Von Schnee und Temperaturen um den Gefrierpunkt werden Titelverteidiger Gerald Ciolek und Co. bei der 105. Auflage von Mailand-Sanremo verschont. Ein Chaosrennen wie im Vorjahr beim Triumph des Kölners ist somit nicht zu erwarten, eine Spazierfahrt in den Frühling wird die Primavera aber ebenso wenig.
Erst nach schier endlosen 294 Kilometern wird am Sonntag an der Strandpromenade Lungomare der Sieger feststehen - und drei deutsche Radprofis könnten beim ersten großen Klassiker ein gewichtiges Wort mitsprechen.
Allen voran wohl John Degenkolb, der bereits vier Erfolge errungen hat und sich so gut fühlt wie noch nie zu diesem Zeitpunkt der Saison. "Diese These würde ich fast aufstellen. Ich fühl' mich super, ich bin sehr selbstbewusst und unheimlich locker", sagte der 25-Jährige dem "SID".
Podium ist das Ziel
Für den gebürtigen Geraer ist das Podium in jedem Fall in Reichweite und das erklärte Ziel, "wir arbeiten darauf hin. Wenn wir einen Supertag erwischen, dann ist es auch möglich, um den Sieg mitzusprinten".

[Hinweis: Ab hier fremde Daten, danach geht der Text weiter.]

@@ -148,6 +202,7 @@
                                void* const* dst, const int64_t* dst_pix_stride, const int32_t* dst_ch_off, int dst_dtype, void* stream) {
   FCVSR_CHECK_ARG((long long)H * x->sy < (1ll << 31) && 7ll * x->sc < (1ll << 31), "image too large for 32-bit offsets");
   FCVSR_CHECK_ARG(B > 0 && H > 0 && W > 0 && n_blk >= 1 && n_blk <= kFeMaxBlk, "bad sizes");
+  FCVSR_CHECK_ARG((long long)B * H * W < (1ll << 31) - 2 * kFePix, "more than 2^31 pixels");
   FCVSR_CHECK_ARG(dst_dtype == FCVSR_BF16 || dst_dtype == FCVSR_F16, "16-bit destinations");
   FCVSR_CHECK_ARG(((uintptr_t)w % 16) == 0 && (bias == nullptr || ((uintptr_t)bias % 16) == 0), "weights / bias 16-byte aligned");
   FeatArgs a;
@@ -160,25 +215,42 @@
                         dst_ch_off[s] >= 0, "destinations: 16-byte aligned, strides / offsets multiples of 8");
     a.dst[i] = dst[s]; a.dsx[i] = dst_pix_stride[s]; a.dch[i] = dst_ch_off[s];
   }
-  const size_t lds = (size_t)kFePix * kFeLD * 2 + 4ull * 32 * kFeERow * 4;
+  typedef void (*fe_kernel_t)(FeatArgs);
+  static const fe_kernel_t kernels[2][2] = {{feat_extract_kernel<false, 7, SRC, 0>, feat_extract_kernel<false, 7, SRC, 7>},
+                                            {feat_extract_kernel<true, 7, SRC, 0>, feat_extract_kernel<true, 7, SRC, 7>}};
+  const int bf = dst_dtype == FCVSR_BF16;
+  const fe_kernel_t kern = kernels[bf][n_blk == 7];
+  const size_t lds = fe_lds_bytes<SRC>(n_blk);
   static DevOnce attr;
+  int dev = 0;
   {
     hipError_t e = once_per_device(attr, [&] {
-      hipError_t e1 = hipFuncSetAttribute((const void*)feat_extract_kernel<true, 7, SRC>, hipFuncAttributeMaxDynamicSharedMemorySize, (int)lds);
-      if (e1 == hipSuccess)
-        e1 = hipFuncSetAttribute((const void*)feat_extract_kernel<false, 7, SRC>, hipFuncAttributeMaxDynamicSharedMemorySize, (int)lds);
+      const int most = (int)fe_lds_bytes<SRC>(kFeMaxBlk);
+      hipError_t e1 = hipSuccess;
+      for (int i = 0; i < 4 && e1 == hipSuccess; ++i)
+        e1 = hipFuncSetAttribute((const void*)kernels[i >> 1][i & 1], hipFuncAttributeMaxDynamicSharedMemorySize, most);
       return e1;
-    });
+    }, &dev);
     if (e != hipSuccess) {
       set_error("fcvsr_feat_extract: %s", hipGetErrorString(e));
       return (int)e;
     }
   }
-  const long long npix = (long long)B * H * W;
-  dim3 grid(cdiv(npix, kFePix));
-  hipStream_t st = (hipStream_t)stream;
-  if (dst_dtype == FCVSR_BF16) hipLaunchKernelGGL((feat_extract_kernel<true, 7, SRC>), grid, dim3(256), lds, st, a);
-  else hipLaunchKernelGGL((feat_extract_kernel<false, 7, SRC>), grid, dim3(256), lds, st, a);
+  static int occ[64][2][kFeMaxBlk + 1];
+  int per_cu = __atomic_load_n(&occ[dev][bf][n_blk], __ATOMIC_RELAXED);
+  if (!per_cu) {
+    hipError_t e = hipOccupancyMaxActiveBlocksPerMultiprocessor(&per_cu, (const void*)kern, 256, lds);
+    if (e != hipSuccess || per_cu < 1) {
+      set_error("fcvsr_feat_extract: occupancy query: %s", hipGetErrorString(e));
+      return e != hipSuccess ? (int)e : FCVSR_E_ARG;
+    }
+    __atomic_store_n(&occ[dev][bf][n_blk], per_cu, __ATOMIC_RELAXED);
+  }
+  const int cus = device_cu_count(dev);
+  a.ntiles = cdiv((long long)B * H * W, kFePix);
+  const int resident = (cus > 0 ? cus : 256) * per_cu;
+  dim3 grid(a.ntiles < resident ? a.ntiles : resident);
+  hipLaunchKernelGGL(kern, grid, dim3(256), lds, (hipStream_t)stream, a);
   FCVSR_LAUNCH_CHECK();
   return 0;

Vorsichtiger äußert sich Titelverteidiger Ciolek (MTN), der 2013 zwölf Jahre nach Erik Zabel erstmals wieder für einen deutschen Sieg gesorgt hatte. Mit einem erneuten Coup habe er sich gar nicht auseinandergesetzt, sagte der 27-Jährige, er wäre mit einem Top-Ten-Ergebnis glücklich. "Nur weil man mit der Nummer eins startet, heißt das nicht, dass man einer der Favoriten ist."
Der Rostocker André Greipel entschied sich indes erst relativ kurzfristig für eine Teilnahme an der Classicissima, nachdem der Anstieg Pompeiana wegen Sicherheitsbedenken wieder aus dem Kurs genommen worden war. Er sollte zwischen den traditionellen Hindernissen Cipressa und Poggio das Finale noch anspruchsvoller machen. "Die Sprinter haben jetzt eine größere Chance", sagte Greipel, dessen britischer Rivale Mark Cavendish (Quick Step) sich nun ebenfalls etwas ausrechnet.
Sagan im Nacken
Top-Favorit bleibt allerdings Peter Sagan (Cannondale), den Ciolek letztes Jahr ("eine superschöne Erinnerung") in einem denkwürdigen Rennen durch Eisregen und Schnee düpiert hatte. Degenkolb geht davon aus, dass der Slowake die Pläne von Greipel und Cavendish durchkreuzen möchte.
"Ich glaube nicht, dass es einen Massensprint gibt, Fahrer wie Sagan wollen es nicht darauf ankommen lassen", sagte er. Es sei wichtig, den richtigen Riecher zu haben und beim entscheidenden Antritt dabei zu sein.
Diese taktische Cleverness traut sich der Kapitän von Giant-Shimano zu. Für Degenkolb, der ohne seinen Teamkollegen Marcel Kittel antritt, ist es aber genauso wichtig, am Sonntagmorgen in Mailand vollkommen erholt auf der Via della Chiesa Rossa am Start zu stehen.
Mehr als eine lockere Besichtigung der entscheidenden Passagen war in den Tagen zuvor nicht geplant, denn vor einem Eintagesrennen müsse man die Nerven bewahren und die Akkus komplett aufladen, betonte Degenkolb: "Man sagt, der Sieger wird im Bett gemacht."